# NVIDIA/OpenSeq2Seq

Hardware: AMD Instinct MI355X
Metric: audio-frames/sec/node Jasper10x5 bf16 (train step, objects = input feature frames) (higher is better)
Workload: dtype bf16; 1 GPU; Jasper 10x5 DR (jasper10x5_LibriSpeech_nvgrad_masks) full train step: log-mel front end from int16 PCM resident in HBM+fwd+bwd+NovoGrad/LARC/Backoff, B=32/GPU, durations U[2,16.7]s padded to the batch max, F=64, V=29; global_batch=32, parallelism=dp1, skipped_steps=0

## Files before the change

### openseq2seq_amd/csrc/conv1d_wgrad.hip

```cpp
#include <stdlib.h>

#include <cstdlib>
#include "os2s_common.hpp"
#include "os2s_split_reduce.hpp"
#include <mutex>

namespace os2s {

struct WgradArgs {
  const bf16_t* x;
  const bf16_t* dy;
  float* dw;
  const int32_t* in_len;
  int B, Tin, Tout, Cin, Cout, K, stride, dil, padL;
  int NCO, NCI, NTP, NSPLIT, steps_per_split, use_atomic;
  float* part;
  int xrows, xrows_pad;
  int xbuf_bytes, steptab_bytes;
  long long x_ld;
  int accumulate;
  float* ws_slabs;
  int* ws_cnt;
  int ws_nslabs, ncu, force_split;
  int xcd_order;
  int NG;
  const bf16_t* gx[8];
  const bf16_t* gdy[8];
  float* gdw[8];
  unsigned long long* dbg;
  int dbg_mode;
};

__device__ __forceinline__ int wgrad_xcd_rank(int b, int n) {
  const int q = n >> 3, r = n & 7, x = b & 7;
  return (x < r ? x * (q + 1) : r * (q + 1) + (x - r) * q) + (b >> 3);
}

__device__ __forceinline__ void dma16w(const void* gsrc, char* lds_wave_base) {
  __builtin_amdgcn_global_load_lds(
      (const __attribute__((address_space(1))) void*)gsrc,
      (__attribute__((address_space(3))) void*)lds_wave_base, 16, 0, 0);
}

__device__ __forceinline__ bf16x4 lds_tr(const char* p) {
  return __builtin_amdgcn_ds_read_tr16_b64_v4bf16(
      (__attribute__((address_space(3))) bf16x4*)p);
}

template <int TAPS, int COT>
__device__ __forceinline__ void wgrad_lockstep_unit(const WgradArgs& p, const int unit, const int tp, char* smem) {
  constexpr int BT = 64;
  constexpr int NW = COT / 32, NTHR = NW * 64, NSUB = COT / 128;
  const int tid = threadIdx.x, lane = tid & 63;
  const int wid = __builtin_amdgcn_readfirstlane(tid >> 6);
  const int wm = wid >> 1, wn = wid & 1;
  const int ysub = wm >> 1, wmi = wm & 1;
  const int split = unit / (p.NCO * p.NCI);
  const int rem = unit - split * (p.NCO * p.NCI);
  const int co0 = (rem / p.NCI) * COT, ci0 = (rem % p.NCI) * 128;
  const int k0 = tp * TAPS;
  const int ntaps = min(TAPS, p.K - k0);

  const int ybuf_bytes = NSUB * BT * 256;
  const int xbuf_bytes = p.xrows_pad * 256;
  char* const ybuf0 = smem;
  char* const xbuf0 = smem + 2 * ybuf_bytes;
  const char* const zero = reinterpret_cast<const char*>(g_zero_page);

  const int tchunks = (p.Tout + BT - 1) / BT;
  auto nlive = [&](int b) -> int {
    if (!p.in_len) return tchunks;
    const int l = min(max(p.in_len[b], 0), p.Tin);
    if (l <= 0) return 0;
    return min(tchunks, (l + p.padL + BT * p.stride - 1) / (BT * p.stride));
  };
  int total_live = 0;
  for (int b = 0; b < p.B; ++b) total_live += nlive(b);
  const int sps = (total_live + p.NSPLIT - 1) / p.NSPLIT;
  const int s_begin = split * sps;
  const int s_end = min(total_live, s_begin + sps);
  const int nsteps = max(0, s_end - s_begin);
  int cur_b = 0, cur_c = 0;
  {
    int acc_steps = 0;
    while (cur_b < p.B && acc_steps + nlive(cur_b) <= s_begin) { acc_steps += nlive(cur_b); ++cur_b; }
    cur_c = s_begin - acc_steps;
  }

  auto stage = [&](int step, int buf) {
    const int b = min(cur_b, p.B - 1);
    const int t0 = cur_c * BT;
    ++cur_c;
    if (cur_c >= nlive(b)) {
      cur_c = 0;
      ++cur_b;
      while (cur_b < p.B && nlive(cur_b) == 0) ++cur_b;
    }
    int len_b = p.Tin;
    if (p.in_len) {
      int l = p.in_len[b];
      len_b = l < 0 ? 0 : (l < p.Tin ? l : p.Tin);
    }
    char* yd = ybuf0 + buf * ybuf_bytes;
    const bf16_t* dyb = p.dy + (long long)b * p.Tout * p.Cout;
#pragma unroll
    for (int it = 0; it < (NSUB * 16) / NW; ++it) {
      const int base = (it * NW + wid) * 64;
// ... 142 lines not shown
  const bf16_t* x;
  const bf16_t* dy;
  float* dw;
  long long x_ld;
  int Cin, Cout, NCI, unit_begin;
};
struct WgradGroupTable {
  int ngroups, total_units;
  WgradGroup g[kMaxWgradGroups];
};

__global__ __launch_bounds__(256, 2) void conv1d_wgrad_grouped_kernel(WgradArgs p, WgradGroupTable gt) {
  extern __shared__ __attribute__((aligned(16))) char smem[];
  const int bid = blockIdx.x;
  if (bid >= gt.total_units) return;
  int gi = 0;
#pragma unroll
  for (int i = 1; i < kMaxWgradGroups; ++i)
    if (i < gt.ngroups && bid >= gt.g[i].unit_begin) gi = i;
  WgradGroup g = gt.g[0];
#pragma unroll
  for (int i = 1; i < kMaxWgradGroups; ++i)
    if (i == gi) g = gt.g[i];
  p.x = g.x; p.dy = g.dy; p.dw = g.dw; p.x_ld = g.x_ld;
  p.Cin = g.Cin; p.Cout = g.Cout;
  p.NCO = (g.Cout + 127) / 128; p.NCI = g.NCI;
  wgrad_lockstep_unit<1, 128>(p, bid - g.unit_begin, 0, smem);
}

template <int OFF>
__device__ __forceinline__ bf16x4 lds_tr_asm(unsigned addr) {
  bf16x4 v;
  asm volatile("ds_read_b64_tr_b16 %0, %1 offset:%2" : "=v"(v) : "v"(addr), "n"(OFF) : "memory");
  return v;
}
template <int KK>
__device__ __forceinline__ bf16x8 lds_frag(unsigned addr) {
  const bf16x4 lo = lds_tr_asm<KK * 4096>(addr);
  const bf16x4 hi = lds_tr_asm<KK * 4096 + 1024>(addr);
  return __builtin_shufflevector(lo, hi, 0, 1, 2, 3, 4, 5, 6, 7);
}

__device__ __forceinline__ void wpp_barrier() {
  __builtin_amdgcn_sched_barrier(0);
  __builtin_amdgcn_s_barrier();
  __builtin_amdgcn_sched_barrier(0);
}

constexpr int kWppTaps = 4;
struct WppStaged {
  unsigned ylo, yhi, ynr, xlo, xhi, xnr;
  int xro;
};
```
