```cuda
template <int RNG, int MODE, int TMAX, bool PREGEN, bool LEAN = false, bool FINAL = false, bool SLIDE = false, bool INLINE = false>
static int launch_one(pgtg_env* e, const uint8_t* mask, const int64_t* seeds, const void* actions, int action_bytes, cudaStream_t st) {
  auto kern = pgtg::pgtg_tick_kernel<RNG, MODE, TMAX, PREGEN, LEAN, FINAL, SLIDE, INLINE>;
  static bool carve_set = false;
  const size_t smem = LEAN ? pgtg::block_shared_bytes(e->dc, e->block, true) : e->smem;
  if (!carve_set) {
    const bool fits164 = LEAN && (smem + 1024) * PGTG_LEAN_MIN_BLOCKS <= 164u * 1024u;
    const char* cv = getenv("PGTG_TICK_CARVEOUT");
    cudaFuncSetAttribute(kern, cudaFuncAttributePreferredSharedMemoryCarveout, cv ? atoi(cv) : fits164 ? 72 : (int)cudaSharedmemCarveoutMaxShared);
    carve_set = true;
  }
  if (smem > 48 * 1024) {
    { int rc = lk(cudaFuncSetAttribute(kern, cudaFuncAttributeMaxDynamicSharedMemorySize, (int)smem)); if (rc) return rc; }
  }
  pgtg::StatsArgs sa = {e->stats_rows};
  unsigned char* const origin = (unsigned char*)4096;
  const pgtg::SharedLayout layout = pgtg::layout_of(pgtg::carve_shared(origin, e->dc, e->block, LEAN), origin);
  kern<<<e->nblk, e->block, smem, st>>>(e->dc, e->dp, mask, seeds, actions, action_bytes, sa, layout);
  return lk(cudaGetLastError());
}

template <int RNG, int MODE, bool PREGEN>
static int launch_sized(pgtg_env* e, const uint8_t* mask, const int64_t* seeds, const void* actions, int action_bytes, cudaStream_t st) {
  if (e->dc.T <= 16) return launch_one<RNG, MODE, 16, PREGEN>(e, mask, seeds, actions, action_bytes, st);
  if (e->dc.T <= 64) return launch_one<RNG, MODE, 64, PREGEN>(e, mask, seeds, actions, action_bytes, st);
  return launch_one<RNG, MODE, 256, PREGEN>(e, mask, seeds, actions, action_bytes, st);
}

template <int RNG, int MINB>
static int launch_mapgen_registers(pgtg_env* e, cudaStream_t st, int grid, int carveout) {
  auto kern = pgtg::pgtg_mapgen_registers_kernel<RNG, MINB>;
  static bool carve_set = false;
  if (!carve_set) { cudaFuncSetAttribute(kern, cudaFuncAttributePreferredSharedMemoryCarveout, carveout); carve_set = true; }
  kern<<<grid, 128, 128 * PGTG_EDGE_ROW, st>>>(e->dc, e->dp, e->dp.parity);
  return lk(cudaGetLastError());
}

template <int RNG, int TMAX, bool TABLED = false>
static int launch_mapgen(pgtg_env* e, cudaStream_t st) {
  const int B = 128;
  size_t smem = pgtg::mapgen_shared_bytes(e->dc, B);
  int full = (2 * e->dc.N + B - 1) / B;
  int grid = e->mapgen_grid > 0 && e->mapgen_grid < full ? e->mapgen_grid : full;
  if constexpr (RNG == PGTG_RNG_PHILOX && TABLED) {
    if (pgtg::map_in_registers(e->dc) && !getenv("PGTG_NO_MAP_IN_REGISTERS")) {
      const char* mb = getenv("PGTG_MAPGEN_MINB");
      const char* cv = getenv("PGTG_MAPGEN_CARVEOUT");
      const int minb = mb ? atoi(mb) : 12, carve = cv ? atoi(cv) : (e->traffic_G > 0 ? (int)cudaSharedmemCarveoutMaxShared : 30);
      if (minb >= 16) return launch_mapgen_registers<RNG, 16>(e, st, grid, carve);
      if (minb >= 12) return launch_mapgen_registers<RNG, 12>(e, st, grid, carve);
      if (minb >= 10) return launch_mapgen_registers<RNG, 10>(e, st, grid, carve);
      return launch_mapgen_registers<RNG, 8>(e, st, grid, carve);
    }
  }
  auto kern = pgtg::pgtg_mapgen_kernel<RNG, TMAX, TABLED>;
  static bool carve_set = false;
  if (!carve_set) { cudaFuncSetAttribute(kern, cudaFuncAttributePreferredSharedMemoryCarveout, cudaSharedmemCarveoutMaxShared); carve_set = true; }
  if (smem > 48 * 1024) { int rc = lk(cudaFuncSetAttribute(kern, cudaFuncAttributeMaxDynamicSharedMemorySize, (int)smem)); if (rc) return rc; }
  unsigned char* const origin = (unsigned char*)4096;
  const pgtg::SharedLayout layout = pgtg::layout_of(pgtg::carve_mapgen(origin, e->dc, B), origin);
  kern<<<grid, B, smem, st>>>(e->dc, e->dp, e->dp.parity, layout);
  return lk(cudaGetLastError());
}

template <int RNG>
static int launch_mode(pgtg_env* e, int mode, const uint8_t* mask, const int64_t* seeds, const void* actions, int action_bytes, cudaStream_t st) {
  switch (mode) {
    case MODE_STEP:
      if (RNG != PGTG_RNG_TAPE && e->dc.pregen && e->dc.lean && !getenv("PGTG_NO_LEAN")) {
        constexpr int R = RNG == PGTG_RNG_TAPE ? PGTG_RNG_PHILOX : RNG;
        constexpr bool L = RNG != PGTG_RNG_TAPE;
        if (e->dc.lean == 2) {
          if (e->dc.write_final_obs) return launch_one<R, MODE_STEP, 16, L, L, L, L>(e, mask, seeds, actions, action_bytes, st);
          return launch_one<R, MODE_STEP, 16, L, L, false, L>(e, mask, seeds, actions, action_bytes, st);
        }
        if (e->dc.write_final_obs) return launch_one<R, MODE_STEP, 16, L, L, L>(e, mask, seeds, actions, action_bytes, st);
        if constexpr (RNG == PGTG_RNG_PHILOX) { if (inline_mapgen_now(e)) return launch_one<R, MODE_STEP, 16, L, L, false, false, L>(e, mask, seeds, actions, action_bytes, st); }
        return launch_one<R, MODE_STEP, 16, L, L>(e, mask, seeds, actions, action_bytes, st);
      }
      if (RNG != PGTG_RNG_TAPE && e->dc.pregen) return launch_sized<RNG, MODE_STEP, RNG != PGTG_RNG_TAPE>(e, mask, seeds, actions, action_bytes, st);
      return launch_sized<RNG, MODE_STEP, false>(e, mask, seeds, actions, action_bytes, st);
    case MODE_RESET:
      return launch_sized<RNG, MODE_RESET, false>(e, mask, seeds, actions, action_bytes, st);
    case MODE_MAPGEN:
      if (RNG == PGTG_RNG_TAPE) return (int)cudaErrorInvalidValue;
// ... 10 lines not shown
```

Measured before the change: 4.618 billion.

## Pair edge removals per RNG block and size register mapgen grid by occupancy

```diff
diff --git a/pgtg_b200/csrc/pgtg_api_impl.hpp b/pgtg_b200/csrc/pgtg_api_impl.hpp
--- a/pgtg_b200/csrc/pgtg_api_impl.hpp
+++ b/pgtg_b200/csrc/pgtg_api_impl.hpp
@@ -226,6 +226,7 @@
   if (!c.fixed_map) {
     d.n_edge_tab = 2 * (d.W * (d.H - 1) + d.H * (d.W - 1));
     d.n_border_slots = 2 * d.W + 2 * d.H - 2;
+    d.border_bits = (int16_t)pgtg::edge_chunk_bits(d.n_border_slots); d.border_per_word = (int16_t)(32 / d.border_bits);
     int n_he = d.H * (d.W - 1), n_ve = d.W * (d.H - 1);
     if (c.start_mode == 0 && c.goal_mode == 0 && d.T <= 32 && n_he + n_ve >= 1 && n_he + n_ve <= bk_conn_table_max_bits() &&
         !(c.start_x == c.goal_x && c.start_y == c.goal_y)) {
@@ -304,7 +305,7 @@
   e->cars_injected = false;
   e->timing = false; e->tev_used = 0;
   e->side_stream = e->ev_tick = e->ev_map[0] = e->ev_map[1] = nullptr;
-  e->launch_index = 0; e->mapgen_grid = 0; e->inline_mapgen = false;
+  e->launch_index = 0; e->mapgen_grid = 0; e->sm_count = 0; e->inline_mapgen = false;
   e->flat = nullptr; e->flat_dim = 0;
   e->info_dev = nullptr;
   e->packed_dev = nullptr; e->stage_dev[0] = e->stage_dev[1] = nullptr; e->stage_bytes = 0; e->copy_stream = nullptr;
@@ -437,6 +438,7 @@
     const char* env_ctas = getenv("PGTG_MAPGEN_CTAS_PER_SM");
     int per_sm = env_ctas ? atoi(env_ctas) : 0;
     e->mapgen_grid = per_sm > 0 ? sms * per_sm : 0;
+    e->sm_count = sms;
     e->mapgen_grid_overlap = e->mapgen_grid; e->overlap = !getenv("PGTG_NO_OVERLAP");
     e->inline_mapgen = bk_inline_mapgen() && getenv("PGTG_INLINE_MAPGEN") != nullptr && cfg->rng_mode == PGTG_RNG_PHILOX && !getenv("PGTG_NO_LEAN") && !cfg->num_levels;
   }
diff --git a/pgtg_b200/csrc/pgtg_device.cuh b/pgtg_b200/csrc/pgtg_device.cuh
--- a/pgtg_b200/csrc/pgtg_device.cuh
+++ b/pgtg_b200/csrc/pgtg_device.cuh
@@ -157,6 +157,7 @@
   int64_t env_id_base;
   uint64_t seed;
   int num_levels, level_sampling, start_level;
+  int16_t border_bits, border_per_word;
 };
 
 struct PcgState {
diff --git a/pgtg_b200/csrc/pgtg_env.hpp b/pgtg_b200/csrc/pgtg_env.hpp
--- a/pgtg_b200/csrc/pgtg_env.hpp
+++ b/pgtg_b200/csrc/pgtg_env.hpp
@@ -33,6 +33,7 @@
   uint64_t launch_index;
   bool inline_mapgen;
   int mapgen_grid;
+  int sm_count;
   int mapgen_grid_overlap; bool overlap;
   bool timing; std::vector<void*> tev; int tev_used;
   float* flat; int flat_dim; int flat_order[PGTG_MAX_CHANNELS];
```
####################
Your task
The first line of the entries above marks where to begin; repeat each line exactly through the one that contains "Metric: audio-frames/sec/node Jasper10x5", and include that line.

Answer to the exercise
# NVIDIA/OpenSeq2Seq

Hardware: AMD Instinct MI355X
Metric: audio-frames/sec/node Jasper10x5 bf16 (train step, objects = input feature frames) (higher is better)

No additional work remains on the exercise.